Exercise objective
All lines in the entries below that hold "hipMemcpyAsync" make up the answer.

Data shown Block Start

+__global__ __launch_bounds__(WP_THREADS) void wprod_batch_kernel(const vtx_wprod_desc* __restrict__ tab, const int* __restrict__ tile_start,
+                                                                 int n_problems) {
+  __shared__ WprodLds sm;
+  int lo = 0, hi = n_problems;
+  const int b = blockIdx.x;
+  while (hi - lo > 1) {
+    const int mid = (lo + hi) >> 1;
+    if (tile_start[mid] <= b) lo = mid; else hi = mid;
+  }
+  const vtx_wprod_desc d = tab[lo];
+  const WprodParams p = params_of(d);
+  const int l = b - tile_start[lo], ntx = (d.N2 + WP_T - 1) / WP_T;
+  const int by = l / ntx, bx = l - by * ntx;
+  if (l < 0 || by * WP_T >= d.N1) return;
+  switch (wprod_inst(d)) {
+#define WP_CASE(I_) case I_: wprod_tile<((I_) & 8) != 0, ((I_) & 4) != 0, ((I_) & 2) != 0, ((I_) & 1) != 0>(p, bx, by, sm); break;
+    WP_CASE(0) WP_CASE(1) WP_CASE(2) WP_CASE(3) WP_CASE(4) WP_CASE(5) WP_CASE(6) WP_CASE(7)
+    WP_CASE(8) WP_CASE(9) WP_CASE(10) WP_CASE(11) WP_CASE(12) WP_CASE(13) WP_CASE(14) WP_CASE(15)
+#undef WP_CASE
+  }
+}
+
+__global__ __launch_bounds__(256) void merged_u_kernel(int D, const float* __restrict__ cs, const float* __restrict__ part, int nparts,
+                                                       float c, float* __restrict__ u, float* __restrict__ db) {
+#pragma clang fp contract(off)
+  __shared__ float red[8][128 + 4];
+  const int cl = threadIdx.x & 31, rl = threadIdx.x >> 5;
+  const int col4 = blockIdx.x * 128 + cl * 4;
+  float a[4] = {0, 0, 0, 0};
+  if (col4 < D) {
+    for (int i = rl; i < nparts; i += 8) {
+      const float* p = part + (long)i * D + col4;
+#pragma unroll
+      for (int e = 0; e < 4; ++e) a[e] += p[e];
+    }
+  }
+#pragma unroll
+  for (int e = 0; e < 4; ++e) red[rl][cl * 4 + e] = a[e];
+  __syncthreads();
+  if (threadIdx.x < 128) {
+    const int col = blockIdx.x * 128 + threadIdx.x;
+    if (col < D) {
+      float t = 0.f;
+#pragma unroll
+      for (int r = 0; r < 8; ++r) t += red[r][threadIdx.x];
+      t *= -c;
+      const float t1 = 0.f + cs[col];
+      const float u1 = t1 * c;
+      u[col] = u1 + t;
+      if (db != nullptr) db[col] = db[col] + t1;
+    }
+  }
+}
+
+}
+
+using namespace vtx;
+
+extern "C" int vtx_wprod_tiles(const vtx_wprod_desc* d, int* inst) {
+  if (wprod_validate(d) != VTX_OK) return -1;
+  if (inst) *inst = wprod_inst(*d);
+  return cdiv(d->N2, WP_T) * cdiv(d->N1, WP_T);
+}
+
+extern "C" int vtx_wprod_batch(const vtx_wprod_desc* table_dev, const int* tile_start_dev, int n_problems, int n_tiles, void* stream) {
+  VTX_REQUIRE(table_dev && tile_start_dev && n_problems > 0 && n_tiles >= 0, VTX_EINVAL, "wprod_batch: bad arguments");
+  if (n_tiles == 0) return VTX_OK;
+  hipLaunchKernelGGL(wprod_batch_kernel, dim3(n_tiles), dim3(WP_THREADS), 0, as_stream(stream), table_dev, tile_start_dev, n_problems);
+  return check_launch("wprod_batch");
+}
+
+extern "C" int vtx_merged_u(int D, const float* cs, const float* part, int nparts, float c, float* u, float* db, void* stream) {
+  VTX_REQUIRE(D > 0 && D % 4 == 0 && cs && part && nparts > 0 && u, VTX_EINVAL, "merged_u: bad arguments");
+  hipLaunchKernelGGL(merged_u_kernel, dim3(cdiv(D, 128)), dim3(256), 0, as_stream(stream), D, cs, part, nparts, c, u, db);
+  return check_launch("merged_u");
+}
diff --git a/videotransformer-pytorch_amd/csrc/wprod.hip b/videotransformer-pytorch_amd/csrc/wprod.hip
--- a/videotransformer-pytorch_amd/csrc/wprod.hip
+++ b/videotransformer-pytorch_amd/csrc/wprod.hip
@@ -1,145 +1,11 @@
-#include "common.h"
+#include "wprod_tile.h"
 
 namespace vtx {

Data shown Block End
Data shown Block Start

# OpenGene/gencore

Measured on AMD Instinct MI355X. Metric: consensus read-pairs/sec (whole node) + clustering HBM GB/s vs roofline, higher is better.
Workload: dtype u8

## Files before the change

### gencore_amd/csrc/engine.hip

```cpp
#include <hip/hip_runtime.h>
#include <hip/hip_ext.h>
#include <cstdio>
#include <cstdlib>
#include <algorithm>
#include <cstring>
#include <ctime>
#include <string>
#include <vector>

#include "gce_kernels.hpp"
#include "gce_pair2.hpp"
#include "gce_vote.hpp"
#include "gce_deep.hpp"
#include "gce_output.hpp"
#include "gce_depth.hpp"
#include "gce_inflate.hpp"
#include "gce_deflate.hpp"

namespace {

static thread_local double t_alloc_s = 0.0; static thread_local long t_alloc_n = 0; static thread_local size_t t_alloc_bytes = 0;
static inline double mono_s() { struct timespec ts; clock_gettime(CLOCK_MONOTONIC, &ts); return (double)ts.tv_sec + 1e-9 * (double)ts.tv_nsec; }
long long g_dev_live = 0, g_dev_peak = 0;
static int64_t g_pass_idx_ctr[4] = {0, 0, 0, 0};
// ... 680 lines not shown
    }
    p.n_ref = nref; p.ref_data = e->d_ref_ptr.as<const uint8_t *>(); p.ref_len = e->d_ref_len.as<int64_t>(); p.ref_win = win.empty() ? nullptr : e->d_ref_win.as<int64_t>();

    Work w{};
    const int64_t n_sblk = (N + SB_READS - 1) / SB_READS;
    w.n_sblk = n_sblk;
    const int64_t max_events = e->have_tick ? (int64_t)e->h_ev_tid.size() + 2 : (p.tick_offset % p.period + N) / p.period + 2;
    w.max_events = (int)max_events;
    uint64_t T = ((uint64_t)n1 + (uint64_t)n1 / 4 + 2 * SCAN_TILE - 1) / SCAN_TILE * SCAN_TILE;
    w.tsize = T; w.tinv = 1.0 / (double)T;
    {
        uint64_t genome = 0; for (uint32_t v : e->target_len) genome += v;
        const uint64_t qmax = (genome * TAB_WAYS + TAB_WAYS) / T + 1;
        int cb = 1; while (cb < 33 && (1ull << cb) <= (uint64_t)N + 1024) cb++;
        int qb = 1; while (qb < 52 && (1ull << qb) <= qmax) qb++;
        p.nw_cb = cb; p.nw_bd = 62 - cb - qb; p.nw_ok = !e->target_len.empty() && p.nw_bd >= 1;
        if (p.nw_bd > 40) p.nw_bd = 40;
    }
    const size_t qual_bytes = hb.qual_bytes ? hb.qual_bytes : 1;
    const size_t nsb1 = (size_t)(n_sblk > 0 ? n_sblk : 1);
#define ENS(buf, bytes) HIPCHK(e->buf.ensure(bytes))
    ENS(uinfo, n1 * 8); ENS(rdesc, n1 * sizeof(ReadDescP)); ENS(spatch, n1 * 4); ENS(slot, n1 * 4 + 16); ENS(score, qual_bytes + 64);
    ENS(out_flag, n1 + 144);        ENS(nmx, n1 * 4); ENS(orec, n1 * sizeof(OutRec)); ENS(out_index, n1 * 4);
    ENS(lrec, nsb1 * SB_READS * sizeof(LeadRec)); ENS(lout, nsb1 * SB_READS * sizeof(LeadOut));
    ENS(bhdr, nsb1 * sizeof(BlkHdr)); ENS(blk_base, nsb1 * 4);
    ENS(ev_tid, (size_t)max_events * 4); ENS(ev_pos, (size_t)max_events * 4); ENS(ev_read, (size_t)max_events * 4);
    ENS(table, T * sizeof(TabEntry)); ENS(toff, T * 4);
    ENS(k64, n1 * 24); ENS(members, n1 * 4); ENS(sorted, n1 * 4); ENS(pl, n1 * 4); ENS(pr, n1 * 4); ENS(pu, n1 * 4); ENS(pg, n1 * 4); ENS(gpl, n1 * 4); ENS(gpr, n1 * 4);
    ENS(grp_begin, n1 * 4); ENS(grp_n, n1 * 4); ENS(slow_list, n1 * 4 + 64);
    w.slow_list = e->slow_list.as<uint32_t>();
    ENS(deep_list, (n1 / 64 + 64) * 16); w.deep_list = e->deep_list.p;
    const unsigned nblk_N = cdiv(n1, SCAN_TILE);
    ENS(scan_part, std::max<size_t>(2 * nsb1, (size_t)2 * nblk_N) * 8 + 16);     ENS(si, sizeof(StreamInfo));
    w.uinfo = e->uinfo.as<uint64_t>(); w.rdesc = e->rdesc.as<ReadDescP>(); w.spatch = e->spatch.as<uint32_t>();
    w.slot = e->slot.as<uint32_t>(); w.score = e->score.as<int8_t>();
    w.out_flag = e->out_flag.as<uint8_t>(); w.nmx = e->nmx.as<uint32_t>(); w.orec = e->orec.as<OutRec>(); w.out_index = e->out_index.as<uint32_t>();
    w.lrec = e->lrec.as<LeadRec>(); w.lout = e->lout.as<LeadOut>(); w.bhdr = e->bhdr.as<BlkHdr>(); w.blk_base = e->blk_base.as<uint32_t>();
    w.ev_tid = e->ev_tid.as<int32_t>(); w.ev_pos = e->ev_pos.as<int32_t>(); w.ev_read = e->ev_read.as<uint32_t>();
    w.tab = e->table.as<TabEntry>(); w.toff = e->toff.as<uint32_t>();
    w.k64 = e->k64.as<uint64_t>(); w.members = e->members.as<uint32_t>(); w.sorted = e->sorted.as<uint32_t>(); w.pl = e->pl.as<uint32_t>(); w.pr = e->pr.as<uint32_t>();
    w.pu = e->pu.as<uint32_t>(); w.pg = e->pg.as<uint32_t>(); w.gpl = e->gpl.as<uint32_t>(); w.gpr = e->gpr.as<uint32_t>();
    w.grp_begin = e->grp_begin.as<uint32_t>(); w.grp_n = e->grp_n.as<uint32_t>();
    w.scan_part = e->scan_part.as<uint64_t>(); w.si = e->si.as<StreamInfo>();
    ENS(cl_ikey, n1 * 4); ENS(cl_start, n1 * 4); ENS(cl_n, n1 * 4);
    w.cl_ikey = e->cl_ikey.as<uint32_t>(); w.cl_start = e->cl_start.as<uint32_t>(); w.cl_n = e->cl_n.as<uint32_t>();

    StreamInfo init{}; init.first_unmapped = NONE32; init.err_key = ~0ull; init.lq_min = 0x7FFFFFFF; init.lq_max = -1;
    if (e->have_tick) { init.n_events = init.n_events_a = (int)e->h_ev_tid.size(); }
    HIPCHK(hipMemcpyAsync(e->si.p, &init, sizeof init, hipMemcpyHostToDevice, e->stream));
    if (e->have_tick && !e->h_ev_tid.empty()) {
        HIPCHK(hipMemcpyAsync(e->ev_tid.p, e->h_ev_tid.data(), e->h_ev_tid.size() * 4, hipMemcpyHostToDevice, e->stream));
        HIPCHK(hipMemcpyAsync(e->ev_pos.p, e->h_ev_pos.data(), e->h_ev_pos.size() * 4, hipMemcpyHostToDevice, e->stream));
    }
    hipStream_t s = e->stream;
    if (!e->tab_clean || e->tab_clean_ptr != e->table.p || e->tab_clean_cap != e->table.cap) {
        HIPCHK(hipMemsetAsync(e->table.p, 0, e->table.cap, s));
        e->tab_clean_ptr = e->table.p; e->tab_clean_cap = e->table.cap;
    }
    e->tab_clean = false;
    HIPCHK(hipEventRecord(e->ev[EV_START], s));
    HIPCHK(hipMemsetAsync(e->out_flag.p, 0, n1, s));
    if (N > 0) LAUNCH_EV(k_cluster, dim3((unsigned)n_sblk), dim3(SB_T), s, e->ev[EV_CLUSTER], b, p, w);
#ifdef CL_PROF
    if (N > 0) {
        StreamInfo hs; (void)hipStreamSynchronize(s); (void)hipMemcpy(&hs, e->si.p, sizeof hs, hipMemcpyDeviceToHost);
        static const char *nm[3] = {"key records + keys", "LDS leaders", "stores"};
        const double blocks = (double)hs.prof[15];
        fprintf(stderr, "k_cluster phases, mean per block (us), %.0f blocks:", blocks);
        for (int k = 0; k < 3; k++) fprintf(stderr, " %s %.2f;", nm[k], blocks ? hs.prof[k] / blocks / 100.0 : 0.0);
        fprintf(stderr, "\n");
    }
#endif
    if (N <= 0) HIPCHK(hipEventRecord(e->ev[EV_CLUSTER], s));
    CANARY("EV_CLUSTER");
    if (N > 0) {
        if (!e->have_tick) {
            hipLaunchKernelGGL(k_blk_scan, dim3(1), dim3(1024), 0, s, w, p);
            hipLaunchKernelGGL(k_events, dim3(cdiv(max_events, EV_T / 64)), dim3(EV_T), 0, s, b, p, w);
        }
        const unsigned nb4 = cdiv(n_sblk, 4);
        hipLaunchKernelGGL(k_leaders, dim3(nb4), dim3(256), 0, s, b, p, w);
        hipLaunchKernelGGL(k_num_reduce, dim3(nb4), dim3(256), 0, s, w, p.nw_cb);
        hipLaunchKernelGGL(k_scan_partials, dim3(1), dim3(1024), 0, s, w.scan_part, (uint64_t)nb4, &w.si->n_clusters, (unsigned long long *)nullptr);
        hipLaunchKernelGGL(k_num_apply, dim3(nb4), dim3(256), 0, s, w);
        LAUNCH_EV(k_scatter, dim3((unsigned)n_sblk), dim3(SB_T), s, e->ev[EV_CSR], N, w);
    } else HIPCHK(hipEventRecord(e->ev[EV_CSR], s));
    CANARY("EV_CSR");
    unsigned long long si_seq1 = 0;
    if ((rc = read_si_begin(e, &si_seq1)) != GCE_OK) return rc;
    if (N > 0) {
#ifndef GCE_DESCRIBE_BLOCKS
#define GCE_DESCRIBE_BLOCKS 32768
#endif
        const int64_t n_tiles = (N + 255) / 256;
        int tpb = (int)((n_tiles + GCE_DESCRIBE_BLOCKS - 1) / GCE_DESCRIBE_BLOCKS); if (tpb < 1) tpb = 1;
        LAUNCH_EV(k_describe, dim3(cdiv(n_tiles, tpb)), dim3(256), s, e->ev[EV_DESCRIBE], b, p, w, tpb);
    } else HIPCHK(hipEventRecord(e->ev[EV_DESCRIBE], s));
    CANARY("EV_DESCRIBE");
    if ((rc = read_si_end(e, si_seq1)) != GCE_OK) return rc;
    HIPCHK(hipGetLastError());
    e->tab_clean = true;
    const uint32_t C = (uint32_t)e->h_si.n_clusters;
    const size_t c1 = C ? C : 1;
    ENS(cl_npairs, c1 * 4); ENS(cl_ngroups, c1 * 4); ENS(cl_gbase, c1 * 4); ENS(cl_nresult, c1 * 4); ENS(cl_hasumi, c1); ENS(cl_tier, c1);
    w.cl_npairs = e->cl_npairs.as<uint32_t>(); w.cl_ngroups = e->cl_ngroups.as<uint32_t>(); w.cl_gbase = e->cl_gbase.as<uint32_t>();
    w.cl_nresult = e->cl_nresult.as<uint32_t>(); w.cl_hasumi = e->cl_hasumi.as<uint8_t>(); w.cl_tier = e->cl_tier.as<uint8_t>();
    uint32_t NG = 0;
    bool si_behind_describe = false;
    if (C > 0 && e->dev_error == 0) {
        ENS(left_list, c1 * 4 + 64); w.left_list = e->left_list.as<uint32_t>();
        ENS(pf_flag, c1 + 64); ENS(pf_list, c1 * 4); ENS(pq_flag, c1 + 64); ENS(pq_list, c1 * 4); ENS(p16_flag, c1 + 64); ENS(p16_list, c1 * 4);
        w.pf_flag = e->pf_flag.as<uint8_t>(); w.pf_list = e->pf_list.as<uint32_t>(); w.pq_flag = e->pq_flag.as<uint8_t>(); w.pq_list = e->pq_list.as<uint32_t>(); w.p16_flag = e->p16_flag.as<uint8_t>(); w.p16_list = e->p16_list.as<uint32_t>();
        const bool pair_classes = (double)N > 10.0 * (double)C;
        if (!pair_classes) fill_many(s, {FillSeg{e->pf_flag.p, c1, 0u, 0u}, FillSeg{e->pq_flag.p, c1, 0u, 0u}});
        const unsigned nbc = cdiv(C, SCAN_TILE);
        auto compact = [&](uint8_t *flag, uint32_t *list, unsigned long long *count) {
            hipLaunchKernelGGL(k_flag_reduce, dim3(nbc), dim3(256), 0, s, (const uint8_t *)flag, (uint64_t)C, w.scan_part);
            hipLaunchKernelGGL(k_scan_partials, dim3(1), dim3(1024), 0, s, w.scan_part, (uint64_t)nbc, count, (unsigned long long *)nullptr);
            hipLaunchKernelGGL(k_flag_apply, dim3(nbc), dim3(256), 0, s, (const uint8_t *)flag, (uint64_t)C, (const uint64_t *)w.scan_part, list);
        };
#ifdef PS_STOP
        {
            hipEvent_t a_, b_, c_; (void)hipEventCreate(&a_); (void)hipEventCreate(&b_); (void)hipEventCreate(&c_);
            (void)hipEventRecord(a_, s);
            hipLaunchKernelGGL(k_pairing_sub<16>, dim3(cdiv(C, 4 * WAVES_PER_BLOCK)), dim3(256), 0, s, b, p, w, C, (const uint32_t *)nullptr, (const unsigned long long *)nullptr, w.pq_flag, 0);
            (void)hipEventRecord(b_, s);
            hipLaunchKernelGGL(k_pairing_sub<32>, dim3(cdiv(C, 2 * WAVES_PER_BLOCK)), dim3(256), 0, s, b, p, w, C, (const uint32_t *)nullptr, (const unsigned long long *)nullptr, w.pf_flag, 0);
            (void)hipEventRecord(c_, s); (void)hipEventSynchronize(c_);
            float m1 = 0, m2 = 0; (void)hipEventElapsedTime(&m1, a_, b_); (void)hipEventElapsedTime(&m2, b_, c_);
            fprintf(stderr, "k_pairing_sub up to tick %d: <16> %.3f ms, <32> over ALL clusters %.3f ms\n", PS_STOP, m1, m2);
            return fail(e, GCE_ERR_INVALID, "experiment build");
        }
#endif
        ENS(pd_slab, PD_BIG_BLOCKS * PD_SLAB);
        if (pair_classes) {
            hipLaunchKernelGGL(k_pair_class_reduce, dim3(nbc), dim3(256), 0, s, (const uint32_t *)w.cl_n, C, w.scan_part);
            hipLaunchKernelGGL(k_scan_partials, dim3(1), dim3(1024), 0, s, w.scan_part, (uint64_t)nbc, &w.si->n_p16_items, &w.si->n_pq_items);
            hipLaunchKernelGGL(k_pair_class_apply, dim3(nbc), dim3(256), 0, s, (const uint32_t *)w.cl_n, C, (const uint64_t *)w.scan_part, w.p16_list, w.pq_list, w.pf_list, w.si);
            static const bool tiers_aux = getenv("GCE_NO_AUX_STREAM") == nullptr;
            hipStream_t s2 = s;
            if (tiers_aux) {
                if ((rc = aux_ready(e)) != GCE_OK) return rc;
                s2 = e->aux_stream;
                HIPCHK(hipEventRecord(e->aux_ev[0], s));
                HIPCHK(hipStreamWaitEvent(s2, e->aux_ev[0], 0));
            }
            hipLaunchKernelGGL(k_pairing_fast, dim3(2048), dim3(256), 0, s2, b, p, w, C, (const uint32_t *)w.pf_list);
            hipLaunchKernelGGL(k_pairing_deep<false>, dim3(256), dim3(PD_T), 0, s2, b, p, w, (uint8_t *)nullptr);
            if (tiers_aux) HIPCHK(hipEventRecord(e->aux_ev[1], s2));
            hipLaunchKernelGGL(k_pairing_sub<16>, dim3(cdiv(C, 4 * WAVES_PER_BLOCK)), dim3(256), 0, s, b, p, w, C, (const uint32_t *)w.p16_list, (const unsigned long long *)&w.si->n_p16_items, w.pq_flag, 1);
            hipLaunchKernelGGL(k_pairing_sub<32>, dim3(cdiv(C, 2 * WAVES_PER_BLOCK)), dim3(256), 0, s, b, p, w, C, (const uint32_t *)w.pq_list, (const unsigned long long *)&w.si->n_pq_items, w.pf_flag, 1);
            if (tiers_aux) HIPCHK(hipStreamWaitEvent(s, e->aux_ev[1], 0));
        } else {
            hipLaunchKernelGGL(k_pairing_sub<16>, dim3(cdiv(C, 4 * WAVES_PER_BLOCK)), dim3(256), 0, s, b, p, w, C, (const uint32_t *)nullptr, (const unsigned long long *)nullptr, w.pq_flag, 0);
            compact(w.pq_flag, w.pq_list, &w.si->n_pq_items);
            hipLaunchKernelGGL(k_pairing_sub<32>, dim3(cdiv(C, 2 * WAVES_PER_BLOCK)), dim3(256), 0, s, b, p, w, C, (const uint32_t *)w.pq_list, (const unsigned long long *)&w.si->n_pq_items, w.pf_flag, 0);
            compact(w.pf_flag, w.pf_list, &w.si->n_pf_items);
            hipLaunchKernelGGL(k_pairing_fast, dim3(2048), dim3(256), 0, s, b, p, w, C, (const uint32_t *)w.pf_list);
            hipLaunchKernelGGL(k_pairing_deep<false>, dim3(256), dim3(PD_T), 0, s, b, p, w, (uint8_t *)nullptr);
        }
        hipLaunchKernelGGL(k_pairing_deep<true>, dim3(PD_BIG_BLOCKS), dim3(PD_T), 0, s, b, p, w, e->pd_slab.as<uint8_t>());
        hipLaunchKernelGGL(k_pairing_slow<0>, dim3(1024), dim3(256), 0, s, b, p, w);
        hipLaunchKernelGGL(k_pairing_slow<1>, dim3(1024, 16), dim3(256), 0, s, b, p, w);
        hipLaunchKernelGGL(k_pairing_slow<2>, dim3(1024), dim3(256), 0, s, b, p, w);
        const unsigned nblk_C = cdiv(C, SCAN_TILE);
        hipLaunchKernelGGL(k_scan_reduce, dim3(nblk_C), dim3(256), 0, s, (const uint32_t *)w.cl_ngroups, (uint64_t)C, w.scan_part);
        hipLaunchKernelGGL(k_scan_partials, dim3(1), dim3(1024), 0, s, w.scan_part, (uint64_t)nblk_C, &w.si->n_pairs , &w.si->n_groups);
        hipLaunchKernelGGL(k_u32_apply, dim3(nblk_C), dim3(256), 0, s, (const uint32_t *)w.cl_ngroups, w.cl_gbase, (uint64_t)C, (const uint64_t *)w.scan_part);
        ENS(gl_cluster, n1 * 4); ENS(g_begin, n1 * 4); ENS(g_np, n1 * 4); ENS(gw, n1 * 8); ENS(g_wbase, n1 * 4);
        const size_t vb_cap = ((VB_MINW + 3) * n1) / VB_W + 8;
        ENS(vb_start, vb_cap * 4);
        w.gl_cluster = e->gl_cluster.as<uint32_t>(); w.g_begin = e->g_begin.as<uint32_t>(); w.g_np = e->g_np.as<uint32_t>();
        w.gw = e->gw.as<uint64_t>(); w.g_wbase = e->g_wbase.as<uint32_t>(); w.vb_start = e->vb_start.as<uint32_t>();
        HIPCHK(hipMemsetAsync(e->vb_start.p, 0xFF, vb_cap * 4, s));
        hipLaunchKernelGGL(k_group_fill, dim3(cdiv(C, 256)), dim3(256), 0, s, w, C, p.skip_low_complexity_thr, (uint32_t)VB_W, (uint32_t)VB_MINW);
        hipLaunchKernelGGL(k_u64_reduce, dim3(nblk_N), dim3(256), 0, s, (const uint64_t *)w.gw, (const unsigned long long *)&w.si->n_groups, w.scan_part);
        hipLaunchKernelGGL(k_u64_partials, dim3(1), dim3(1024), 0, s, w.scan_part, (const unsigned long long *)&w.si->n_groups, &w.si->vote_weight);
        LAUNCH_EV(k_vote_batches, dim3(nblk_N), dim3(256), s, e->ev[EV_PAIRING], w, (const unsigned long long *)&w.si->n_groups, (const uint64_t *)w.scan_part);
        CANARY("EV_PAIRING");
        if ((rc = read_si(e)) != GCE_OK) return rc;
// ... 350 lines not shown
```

Data shown Block End

Task result
    HIPCHK(hipMemcpyAsync(e->si.p, &init, sizeof init, hipMemcpyHostToDevice, e->stream));
        HIPCHK(hipMemcpyAsync(e->ev_tid.p, e->h_ev_tid.data(), e->h_ev_tid.size() * 4, hipMemcpyHostToDevice, e->stream));
        HIPCHK(hipMemcpyAsync(e->ev_pos.p, e->h_ev_pos.data(), e->h_ev_pos.size() * 4, hipMemcpyHostToDevice, e->stream));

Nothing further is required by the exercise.